> **TASK REQUIREMENTS**
The answer must consist of each line below that contains the string "mask".

Excerpts from a dataset
static int adcensus_create(int H, int W, int D, float sigmaC, float sigmaS, unsigned flags, smt_adcensus **out)
{
    if (!out || H <= 0 || W <= 0 || D <= 0 || D > SMT_MAX_DISPARITY || !(sigmaC > 0.0f) || !(sigmaS > 0.0f) ||
        (long long)H * W >= (1ll << 31))
        return SMT_ERR_ARG;
    smt_adcensus *h = new (std::nothrow) smt_adcensus();
    if (!h) return SMT_ERR_ALLOC;
    h->device = smt_current_device();
    h->H = H; h->W = W; h->D = D; h->sigmaC = sigmaC; h->sigmaS = sigmaS;
    h->stream = nullptr; h->timing = false; h->force_generic = false; h->ev = nullptr; h->n_timed = 0; h->n_seen = 0; h->timing_stride = 1; h->ev_merged = nullptr;
    h->n_pairs = 0;
    const size_t N = (size_t)H * W, V = N * D;
    const int WX = W + 4;
    int rc = place_volumes(h, !(flags & SMT_ADCENSUS_NO_PLACEMENT_SEARCH));
    auto alloc = [&](void **p, size_t bytes) { if (rc == SMT_OK) rc = smt_malloc(p, bytes); };
    alloc((void **)&h->TS[0].lut, 320 * 4);
    alloc((void **)&h->TS[0].rank, RANK_N * 2);
    alloc((void **)&h->TS[0].flag, 4);
    for (int t = 0; t < 2; t++) {
        h->TS[t].WX = WX;
        h->TS[t].stamp = nullptr;
        h->TS[t].lut = h->TS[0].lut;
        h->TS[t].rank = h->TS[0].rank;
        h->TS[t].flag = h->TS[0].flag;
        for (int v = 0; v < 2; v++) {
            alloc((void **)&h->TS[t].cenA[v], N * 8);
            alloc((void **)&h->TS[t].cenX[v], (size_t)H * WX * 8);
            alloc((void **)&h->TS[t].u8[v], N);
        }
        alloc((void **)&h->TS[t].mask, N * 8);
    }
    for (int t = 0; t < 2; t++) alloc((void **)&h->skeys[t], N * 8);
    h->T = h->TS[0];
    if (rc != SMT_OK) { smt_adcensus_destroy(h); return rc; }
    if (hipStreamCreateWithFlags(&h->prep_stream, hipStreamNonBlocking) != hipSuccess ||
        hipEventCreateWithFlags(&h->in_ready, hipEventDisableTiming) != hipSuccess) {
        smt_adcensus_destroy(h);
        return SMT_ERR_HIP;
    }
    for (int t = 0; t < 2; t++)
        if (hipEventCreateWithFlags(&h->prep_done[t], hipEventDisableTiming) != hipSuccess ||
            hipEventCreateWithFlags(&h->cost_done[t], hipEventDisableTiming) != hipSuccess) {
            smt_adcensus_destroy(h);
            return SMT_ERR_HIP;
        }
    float lut[320];
    build_lut(sigmaC, sigmaS, lut);
    uint16_t *rank = new (std::nothrow) uint16_t[RANK_N];
    if (!rank || !build_rank(lut, rank)) { delete[] rank; smt_adcensus_destroy(h); return SMT_ERR_ALLOC; }
    const bool rank_ok = hipMemcpy(h->TS[0].rank, rank, RANK_N * 2, hipMemcpyHostToDevice) == hipSuccess;
    delete[] rank;
    if (!rank_ok || hipMemcpy(h->TS[0].lut, lut, sizeof(lut), hipMemcpyHostToDevice) != hipSuccess ||
        hipMemset(h->vol[0], 0, V * 4) != hipSuccess || hipMemset(h->vol[1], 0, V * 4) != hipSuccess ||
        hipMemset(h->TS[0].flag, 0, 4) != hipSuccess || hipMemset(h->skeys[0], 0xFF, N * 8) != hipSuccess ||
        hipMemset(h->skeys[1], 0xFF, N * 8) != hipSuccess) {
        smt_adcensus_destroy(h);
        return SMT_ERR_HIP;
    }
    calibrate_store_mode(h, !(flags & SMT_ADCENSUS_NO_STORE_CALIBRATION));
    set_maps_resident(h);
    *out = h;
    return SMT_OK;
}

SMT_API int smt_adcensus_create(int H, int W, int D, float sigmaC, float sigmaS, smt_adcensus **out)
{
    return adcensus_create(H, W, D, sigmaC, sigmaS, 0u, out);
}

SMT_API int smt_adcensus_create_ex(int device, int H, int W, int D, float sigmaC, float sigmaS, unsigned flags, smt_adcensus **out)
{
    if (flags & ~(unsigned)(SMT_ADCENSUS_NO_PLACEMENT_SEARCH | SMT_ADCENSUS_NO_STORE_CALIBRATION)) return SMT_ERR_ARG;
    if (device < 0) return adcensus_create(H, W, D, sigmaC, sigmaS, flags, out);
// ... 3 lines not shown
    return adcensus_create(H, W, D, sigmaC, sigmaS, flags, out);
}

SMT_API int smt_adcensus_create_on(int device, int H, int W, int D, float sigmaC, float sigmaS, smt_adcensus **out)
{
    int n = 0;
    if (hipGetDeviceCount(&n) != hipSuccess || device < 0 || device >= n) return SMT_ERR_ARG;
    smt_dev_guard dev_guard(device);
    return smt_adcensus_create(H, W, D, sigmaC, sigmaS, out);
}

SMT_API int smt_adcensus_destroy(smt_adcensus *h)
{
    if (!h) return SMT_ERR_ARG;
    smt_dev_guard dev_guard(h->device);
    if (h->conv_pending) { flush_conversion(h); (void)hipStreamSynchronize(h->stream); }
    if (h->prep_stream) { (void)hipStreamSynchronize(h->prep_stream); (void)hipStreamDestroy(h->prep_stream); }
    if (h->in_ready) (void)hipEventDestroy(h->in_ready);
    for (int t = 0; t < 2; t++) {
        if (h->prep_done[t]) (void)hipEventDestroy(h->prep_done[t]);
        if (h->cost_done[t]) (void)hipEventDestroy(h->cost_done[t]);
    }
    (void)hipFree(h->vol[0]); (void)hipFree(h->vol[1]);
    for (int t = 0; t < 2; t++) {
        for (int v = 0; v < 2; v++) {
            (void)hipFree(h->TS[t].cenA[v]); (void)hipFree(h->TS[t].cenX[v]); (void)hipFree(h->TS[t].u8[v]);
        }
        (void)hipFree(h->TS[t].mask);
    }
    (void)hipFree(h->TS[0].lut); (void)hipFree(h->TS[0].rank); (void)hipFree(h->TS[0].flag);
    (void)hipFree(h->skeys[0]); (void)hipFree(h->skeys[1]);
    if (h->ev) {
        for (int k = 0; k < SMT_TIMING_SLOTS * 4; k++) (void)hipEventDestroy(h->ev[k]);
        delete[] h->ev_merged;
        delete[] h->ev;
    }
    delete h;
    return SMT_OK;
}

> **WRITTEN SOLUTION**
        alloc((void **)&h->TS[t].mask, N * 8);
        (void)hipFree(h->TS[t].mask);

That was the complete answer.